Performance: Security Without Latency
The biggest objection to AI security is latency. If your security layer adds 500ms to every response, customers notice. Here's our budget:
| Layer | Latency | Mode | Blocks on? |
|---|---|---|---|
| 1. Sanitization | ~2ms | Synchronous | Always runs |
| 2. Pattern Detection | ~5ms | Synchronous | Always runs |
| 3. Heuristic Analysis | ~1ms | Synchronous | Always runs |
| 4. ML Detection | ~150ms | Async (optional) | Only if Layers 1-3 are inconclusive |
| 5. Output Validation | ~8ms | Synchronous | Always runs (on response) |
Synchronous overhead: ~16ms. The user doesn't notice. The ML layer runs asynchronously and only when needed — it doesn't block the response path for clearly safe or clearly malicious inputs.
What We Learned
- Defense-in-depth is the only strategy. No single layer catches everything. Pattern matching misses creative phrasing. ML misses novel attack structures. Heuristics miss targeted attacks. Together, they cover each other's blind spots.
- Output scanning catches what input scanning misses. Some attacks are impossible to detect in the input because they rely on the model's behavior. Canary tokens are the last line of defense — they prove the attack succeeded even if you didn't see it coming.
- Multi-tenancy multiplies the attack surface.
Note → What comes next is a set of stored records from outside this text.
## Store LDS-resident surfaces in leaf order to skip ref indirection

When planning LDS residency, surfaces whose triangle records can be duplicated into leaf order within a small extra byte cap are stored that way, and a flag bit on lds_root marks them. Traversal of those surfaces reads triangle records contiguously instead of going through a refs indirection in LDS, saving one LDS load per triangle test. The leaf loop is templated on the ordering so each path is branch-free per iteration. The cost is extra LDS bytes for duplicated triangles, which could reduce occupancy or push surfaces out of LDS, plus debug array exports and env knobs.

```diff
diff --git a/distributed-path-tracer_amd/__init__.py b/distributed-path-tracer_amd/__init__.py
--- a/distributed-path-tracer_amd/__init__.py
+++ b/distributed-path-tracer_amd/__init__.py
@@ -15,7 +15,9 @@
 
 (ARR_MODEL_XFORM, ARR_MODEL_AABB, ARR_MODEL_SURF, ARR_SURF_RANGE, ARR_MESH_AABB, ARR_VERTICES, ARR_TRIANGLES,
  ARR_MATERIALS, ARR_KD_NODES, ARR_KD_REFS, ARR_CAMERA, ARR_SUN, ARR_MODEL_NAMES, ARR_TEXTURES, ARR_TEXELS, ARR_SURF_TEX, ARR_TEXELS_F32,
- ARR_LIGHT_TRIS, ARR_LIGHT_CDF, ARR_LIGHT_GEOM) = range(20)
+ ARR_LIGHT_TRIS, ARR_LIGHT_CDF, ARR_LIGHT_GEOM, ARR_TRI_ISECT, ARR_RES_NODES, ARR_RES_REFS, ARR_RES_TRIS, ARR_LDS_ROOT,
+ ARR_RES_PLAN) = range(26)
+LDS_LEAF_ORDER_BIT = 0x80000000
 
 
 class PtxError(RuntimeError):
@@ -263,7 +265,7 @@
             raise ValueError("refs must hold one reference per triangle")
         out = np.zeros((len(r), 3), np.float32)
         tri = np.full(len(r), -1, np.int32)
-        _check(lib().ptx_leaf_intersect_batch(self.h, c.ctypes.data, len(c), None if p is None else p.ctypes.data, int(bool(leaf_ordered)),
+        _check(lib().ptx_leaf_intersect_batch(self.h, c.ctypes.data, len(c), None if p is None else p.ctypes.data, int(leaf_ordered),
                                               r.ctypes.data, len(r), out.ctypes.data, tri.ctypes.data))
         return {"t": out[:, 0].copy(), "beta": out[:, 1].copy(), "gamma": out[:, 2].copy(), "triangle": tri}
 
@@ -323,7 +325,9 @@
               ARR_TRIANGLES: (np.uint32, 3), ARR_MATERIALS: (np.float32, 11), ARR_KD_NODES: (np.uint32, 2),
               ARR_KD_REFS: (np.uint32, 1), ARR_CAMERA: (np.float32, 1), ARR_SUN: (np.float32, 1),
               ARR_TEXTURES: (np.uint32, 4), ARR_TEXELS: (np.uint8, 1), ARR_SURF_TEX: (np.int32, 7), ARR_TEXELS_F32: (np.float32, 1),
-              ARR_LIGHT_TRIS: (np.uint32, 2), ARR_LIGHT_CDF: (np.float32, 1), ARR_LIGHT_GEOM: (np.float32, 4)}
+              ARR_LIGHT_TRIS: (np.uint32, 2), ARR_LIGHT_CDF: (np.float32, 1), ARR_LIGHT_GEOM: (np.float32, 4),
+              ARR_TRI_ISECT: (np.uint32, 12), ARR_RES_NODES: (np.uint32, 2), ARR_RES_REFS: (np.uint32, 1), ARR_RES_TRIS: (np.uint32, 12),
+              ARR_LDS_ROOT: (np.uint32, 1), ARR_RES_PLAN: (np.uint32, 1)}
 
 
 class Scene:
diff --git a/distributed-path-tracer_amd/csrc/device_core.hpp b/distributed-path-tracer_amd/csrc/device_core.hpp
--- a/distributed-path-tracer_amd/csrc/device_core.hpp
+++ b/distributed-path-tracer_amd/csrc/device_core.hpp
@@ -182,6 +182,37 @@
 	return fr >= 0;
 }
 
+template <bool SHORT, bool LO>
+DEV void leaf_records(const Geom& g, uint32_t first, uint32_t count, const PRay& pr, float max_dist, float& best_t, float& bb1, float& bb2,
+                      uint32_t& best_tri, uint32_t& key) {
+	for (uint32_t i = 0; i < count; i++) {
+		const uint32_t slot = LO ? first + i : g.refs[first + i];
+		const float4 r0 = g.tris[3 * slot], r1 = g.tris[3 * slot + 1], r2 = g.tris[3 * slot + 2];
+		float be, ga;
+		const float t = tri_test_pk<SHORT>(r0, r1, make_float2(r2.x, r2.y), pr, be, ga, key);
+		if (t >= 0 && t <= max_dist && (t < best_t || !(best_t >= 0))) { best_t = t; bb1 = be; bb2 = ga; best_tri = __float_as_uint(r2.z); }
+	}
+}
+template <bool SHORT, int PB>
+DEV void leaf_trip(const Geom& g, uint32_t first, uint32_t count, const PRay& pr, float max_dist, float& best_t, float& bb1, float& bb2,
+                   uint32_t& best_tri, uint32_t& key PROF_ARG) {
+#ifdef PTX_PROF
+	if (SHORT) for (uint32_t i = 0; i < count; i++) PROF(PB + 3);
+#endif
+#ifdef PTX_LEAF_ONE_LOOP
+	for (uint32_t i = 0; i < count; i++) {
+		const uint32_t slot = g.leaf_ordered ? first + i : g.refs[first + i];
+		const float4 r0 = g.tris[3 * slot], r1 = g.tris[3 * slot + 1], r2 = g.tris[3 * slot + 2];
+		float be, ga;
+		const float t = tri_test_pk<SHORT>(r0, r1, make_float2(r2.x, r2.y), pr, be, ga, key);
+		if (t >= 0 && t <= max_dist && (t < best_t || !(best_t >= 0))) { best_t = t; bb1 = be; bb2 = ga; best_tri = __float_as_uint(r2.z); }
+	}
+#else
+	if (g.leaf_ordered) leaf_records<SHORT, true>(g, first, count, pr, max_dist, best_t, bb1, bb2, best_tri, key);
+	else leaf_records<SHORT, false>(g, first, count, pr, max_dist, best_t, bb1, bb2, best_tri, key);
+#endif
+}
+
 template <int PB>
 DEV bool mesh_traverse(const Geom& g, uint32_t root, float nr, float fr, V3 o, V3 d, MeshHit& out, const Spill& spill PROF_ARG) {
 	PROF(PB);
@@ -254,24 +285,10 @@
 		float best_t = -1.0f, bb1 = 0, bb2 = 0;
 		uint32_t best_tri = 0;
 		uint32_t key = 0;
-		for (uint32_t i = 0; i < count; i++) {
-			PROF(PB + 3);
-			const uint32_t slot = g.leaf_ordered ? first_ref + i : g.refs[first_ref + i];
-			const float4 r0 = g.tris[3 * slot], r1 = g.tris[3 * slot + 1], r2 = g.tris[3 * slot + 2];
-			const uint32_t ti = __float_as_uint(r2.z);
-			float be, ga;
-			const float t = tri_test_pk<true>(r0, r1, make_float2(r2.x, r2.y), pr, be, ga, key);
-			if (t >= 0 && t <= max_dist && (t < best_t || !(best_t >= 0))) { best_t = t; bb1 = be; bb2 = ga; best_tri = ti; }
-		}
+		leaf_trip<true, PB>(g, first_ref, count, pr, max_dist, best_t, bb1, bb2, best_tri, key PROF_PASS);
 		if (key >= kRcpKeyEnd) {
 			best_t = -1.0f; bb1 = 0; bb2 = 0; best_tri = 0;
-			for (uint32_t i = 0; i < count; i++) {
-				const uint32_t slot = g.leaf_ordered ? first_ref + i : g.refs[first_ref + i];
-				const float4 r0 = g.tris[3 * slot], r1 = g.tris[3 * slot + 1], r2 = g.tris[3 * slot + 2];
-				float be, ga;
-				const float t = tri_test_pk<false>(r0, r1, make_float2(r2.x, r2.y), pr, be, ga, key);
-				if (t >= 0 && t <= max_dist && (t < best_t || !(best_t >= 0))) { best_t = t; bb1 = be; bb2 = ga; best_tri = __float_as_uint(r2.z); }
-			}
+			leaf_trip<false, PB>(g, first_ref, count, pr, max_dist, best_t, bb1, bb2, best_tri, key PROF_PASS);
 		}
 		if (!(best_t >= 0)) continue;
 		out.t = best_t; out.b1 = bb1; out.b2 = bb2; out.tri = best_tri;
@@ -279,12 +296,13 @@
 	}
 }
 
+DEV Geom lds_geom(const Geom& lds, uint32_t lds_root) { return {lds.nodes, lds.refs, lds.tris, (lds_root & kLdsLeafOrderBit) != 0, lds.pair}; }
 template <int MODE, int PB>
 DEV bool mesh_traverse_m(const Geoms& G, const SurfaceRec& sf, float nr, float fr, V3 o, V3 d, MeshHit& out, const Spill& spill PROF_ARG) {
 	if constexpr (MODE == MODE_GLOBAL) return mesh_traverse<PB>(G.glb, sf.kd_root, nr, fr, o, d, out, spill PROF_PASS);
-	else if constexpr (MODE == MODE_LDS) return mesh_traverse<PB>(G.lds, sf.lds_root, nr, fr, o, d, out, spill PROF_PASS);
+	else if constexpr (MODE == MODE_LDS) return mesh_traverse<PB>(lds_geom(G.lds, sf.lds_root), sf.lds_root & ~kLdsLeafOrderBit, nr, fr, o, d, out, spill PROF_PASS);
 	else {
-		if (sf.lds_root != 0xFFFFFFFFu) return mesh_traverse<PB>(G.lds, sf.lds_root, nr, fr, o, d, out, spill PROF_PASS);
+		if (sf.lds_root != 0xFFFFFFFFu) return mesh_traverse<PB>(lds_geom(G.lds, sf.lds_root), sf.lds_root & ~kLdsLeafOrderBit, nr, fr, o, d, out, spill PROF_PASS);
 		return mesh_traverse<PB>(G.glb, sf.kd_root, nr, fr, o, d, out, spill PROF_PASS);
 	}
 }
diff --git a/distributed-path-tracer_amd/csrc/flat_scene.hpp b/distributed-path-tracer_amd/csrc/flat_scene.hpp
--- a/distributed-path-tracer_amd/csrc/flat_scene.hpp
+++ b/distributed-path-tracer_amd/csrc/flat_scene.hpp
@@ -46,6 +46,7 @@
 	float box[6], pbox[6];
 };
 static_assert(sizeof(SurfaceRec) == 28 * 4, "SurfaceRec layout");
+constexpr uint32_t kLdsLeafOrderBit = 0x80000000u;
 template <class Rec> inline void interleave_boxes(Rec& r) {
 	for (int k = 0; k < 3; k++) { r.box[2 * k] = r.bmin[k]; r.box[2 * k + 1] = r.bmax[k]; r.pbox[2 * k] = r.pbmin[k]; r.pbox[2 * k + 1] = r.pbmax[k]; }
 }
@@ -121,7 +122,8 @@
 	size_t geometry_bytes() const { return kd_nodes.size() * 8 + kd_refs.size() * 4 + tris.size() * 48; }
 };
 
-void plan_residency(FlatScene& s, size_t lds_budget);
+constexpr size_t kLdsLeafOrderCap = 4096;
+void plan_residency(FlatScene& s, size_t lds_budget, bool lds_leaf_order = true);
 
 void finalize_scene(FlatScene& s, const float* camera13, const float* sun13);
 
diff --git a/distributed-path-tracer_amd/csrc/kernels.hip b/distributed-path-tracer_amd/csrc/kernels.hip
--- a/distributed-path-tracer_amd/csrc/kernels.hip
+++ b/distributed-path-tracer_amd/csrc/kernels.hip
@@ -582,13 +582,13 @@
 	__shared__ float4 s_tris[3 * kLeafBatchMaxTris];
 	__shared__ uint32_t s_refs[kLeafBatchMaxTris];
 	__shared__ uint2 s_node;
-	if (!leaf_ordered) {
+	if (leaf_ordered != 1u) {
 		for (uint32_t k = threadIdx.x; k < 3u * n_tri; k += blockDim.x) s_tris[k] = tris[k];
-		for (uint32_t k = threadIdx.x; k < n_tri; k += blockDim.x) s_refs[k] = refs[k];
+		if (!leaf_ordered) for (uint32_t k = threadIdx.x; k < n_tri; k += blockDim.x) s_refs[k] = refs[k];
 		if (threadIdx.x == 0) s_node = nodes[0];
 		__syncthreads();
 	}
-	const Geom g = leaf_ordered ? Geom{nodes, refs, tris, true, true} : Geom{&s_node, s_refs, s_tris, false, false};
+	const Geom g = leaf_ordered == 1u ? Geom{nodes, refs, tris, true, true} : Geom{&s_node, s_refs, s_tris, leaf_ordered == 2u, false};
 	const Spill spill{spill_base + (size_t)(blockIdx.x * (blockDim.x / 64) + (threadIdx.x >> 6)) * (kSpillStack * 64) + (threadIdx.x & 63u)};
 #ifdef PTX_PROF
 	Prof prof{};
@@ -732,9 +732,9 @@
 	hipLaunchKernelGGL(k_pbr_eval, dim3((unsigned)((n + 255) / 256)), dim3(256), 0, stream, in, out, n);
 	return hipGetLastError();
 }
-hipError_t launch_leaf_intersect(const uint2* nodes, const uint32_t* refs, const float4* tris, uint32_t n_tri, bool leaf_ordered, const float* rays, size_t n, float* out,
+hipError_t launch_leaf_intersect(const uint2* nodes, const uint32_t* refs, const float4* tris, uint32_t n_tri, uint32_t leaf_ordered, const float* rays, size_t n, float* out,
                                  int32_t* tri, uint2* spill, int grid, hipStream_t stream) {
-	hipLaunchKernelGGL(k_leaf_intersect, dim3(grid), dim3(256), 0, stream, nodes, refs, tris, n_tri, leaf_ordered ? 1u : 0u, rays, n, out, tri, spill);
+	hipLaunchKernelGGL(k_leaf_intersect, dim3(grid), dim3(256), 0, stream, nodes, refs, tris, n_tri, leaf_ordered, rays, n, out, tri, spill);
 	return hipGetLastError();
 }
 hipError_t launch_exact_math_check(unsigned long long* bad, hipStream_t stream) {
diff --git a/distributed-path-tracer_amd/csrc/kernels.hpp b/distributed-path-tracer_amd/csrc/kernels.hpp
--- a/distributed-path-tracer_amd/csrc/kernels.hpp
+++ b/distributed-path-tracer_amd/csrc/kernels.hpp
@@ -141,7 +141,7 @@
 hipError_t launch_intersect(const DevScene& S, const IntersectArgs& A, int mode, size_t lds_bytes, int grid, hipStream_t stream);
 hipError_t launch_pbr_eval(const float* in, float* out, size_t n, hipStream_t stream);
 constexpr uint32_t kLeafBatchMaxTris = 256;
-hipError_t launch_leaf_intersect(const uint2* nodes, const uint32_t* refs , const float4* tris , uint32_t n_tri, bool leaf_ordered,
+hipError_t launch_leaf_intersect(const uint2* nodes, const uint32_t* refs , const float4* tris , uint32_t n_tri, uint32_t leaf_ordered ,
                                  const float* rays , size_t n, float* out , int32_t* tri , uint2* spill, int grid, hipStream_t stream);
 constexpr uint32_t kExactMathForms = 3;
 hipError_t launch_exact_math_check(unsigned long long* bad , hipStream_t stream);
diff --git a/distributed-path-tracer_amd/csrc/ptx_api.cpp b/distributed-path-tracer_amd/csrc/ptx_api.cpp
--- a/distributed-path-tracer_amd/csrc/ptx_api.cpp
+++ b/distributed-path-tracer_amd/csrc/ptx_api.cpp
@@ -101,6 +101,8 @@
 	double lds_area_share = 0;
 	double wf_pairs_per_ray = 0;
 	bool leaf_ordered = true;
+	int lds_leaf_order = -1;
+	size_t lds_budget = 0;
 	int mode = MODE_GLOBAL;
 	size_t lds_bytes = 0;
 	struct LightList {
@@ -120,7 +122,13 @@
 
 void decide_mode(ptx_scene* sc) {
 	FlatScene& h = sc->host;
-	plan_residency(h, kLdsBudget);
+	if (sc->lds_leaf_order < 0) {
+		const char* e = getenv("PTX_LDS_LEAF_ORDER");
+		sc->lds_leaf_order = (e && e[0] == '0') ? 0 : 1;
+		sc->lds_budget = kLdsBudget;
+		if (const char* b = getenv("PTX_LDS_BUDGET")) sc->lds_budget = std::min<size_t>(kLdsBudget, (size_t)strtoull(b, nullptr, 10));
+	}
+	plan_residency(h, sc->lds_budget, sc->lds_leaf_order != 0);
 	if (getenv("PTX_FORCE_GLOBAL") || h.n_resident == 0) sc->mode = MODE_GLOBAL;
 	else if (h.n_resident == h.surfaces.size()) sc->mode = MODE_LDS;
 	else sc->mode = getenv("PTX_NO_HYBRID") ? MODE_GLOBAL : MODE_HYBRID;
@@ -636,6 +644,18 @@
 	case PTX_ARR_LIGHT_TRIS: { const auto& ll = *build_lights(const_cast<ptx_scene*>(sc)); src = ll.tris.data(); bytes = ll.tris.size() * 4; break; }
 	case PTX_ARR_LIGHT_CDF: { const auto& ll = *build_lights(const_cast<ptx_scene*>(sc)); src = ll.cdf.data(); bytes = ll.cdf.size() * 4; break; }
 	case PTX_ARR_LIGHT_GEOM: { const auto& ll = *build_lights(const_cast<ptx_scene*>(sc)); src = ll.geom.data(); bytes = ll.geom.size() * 4; break; }
+	case PTX_ARR_TRI_ISECT: src = h.tri_isect.data(); bytes = h.tri_isect.size() * sizeof(TriIsect); break;
+	case PTX_ARR_RES_NODES: src = h.res_nodes.data(); bytes = h.res_nodes.size() * 8; break;
+	case PTX_ARR_RES_REFS: src = h.res_refs.data(); bytes = h.res_refs.size() * 4; break;
+	case PTX_ARR_RES_TRIS: src = h.res_tris.data(); bytes = h.res_tris.size() * sizeof(TriIsect); break;
+	case PTX_ARR_LDS_ROOT:
+		for (auto& s : h.surfaces) { float f; memcpy(&f, &s.lds_root, 4); tmp.push_back(f); }
+		src = tmp.data(); bytes = tmp.size() * 4; break;
+	case PTX_ARR_RES_PLAN: {
+		const uint32_t w[4] = {(uint32_t)h.res_bytes, h.n_resident, (uint32_t)sc->lds_bytes, (uint32_t)h.hot_hitrec.size()};
+		tmp.resize(4); memcpy(tmp.data(), w, 16);
+		src = tmp.data(); bytes = 16; break;
+	}
 	default: set_err(PTX_ERR_INVALID, "unknown array id"); return -1;
 	}
 	if (dst) {
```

Single-tenant apps worry about their one system prompt. We worry about hundreds, each with different content, different agents, and different sensitivity requirements. Per-company canary tokens, per-company audit trails, and per-company configuration aren't optional — they're the whole point.
- Security must be faster than the thing it protects. An LLM response takes 1-3 seconds. If your security layer adds another second, it's doubling the perceived latency. Keep synchronous checks under 20ms. Push expensive analysis to async.
- False positives are worse than false negatives. A blocked legitimate message frustrates a customer. A missed injection gets logged and can be addressed. We default to “balanced” mode (block HIGH and above) because overly aggressive filtering degrades the product more than occasional attacks. Companies that need strict mode can enable it.
- The ML layer fails gracefully. If the embedding service is down or the classifier times out, the request proceeds with pattern-based protection only. A security system that breaks the product when it fails is worse than no security at all.
Security Is Infrastructure, Not a Feature
PromptGuard isn't a checkbox or a compliance requirement. It's the reason we can run 14 AI agents across hundreds of businesses and let them interact with untrusted user input without worrying about prompt injection leaking Company A's data into Company B's response.
The pattern is applicable to any multi-tenant AI system: sanitize first, pattern-match second, analyze behavior third, classify semantically fourth, validate output fifth. The specifics change. The layered approach doesn't.
PromptGuard runs before SmartRouter (model selection) and CognitiveLimiter (cost control). Together with persistent memory, they form the AI infrastructure layer that makes autonomous agents safe to deploy at scale.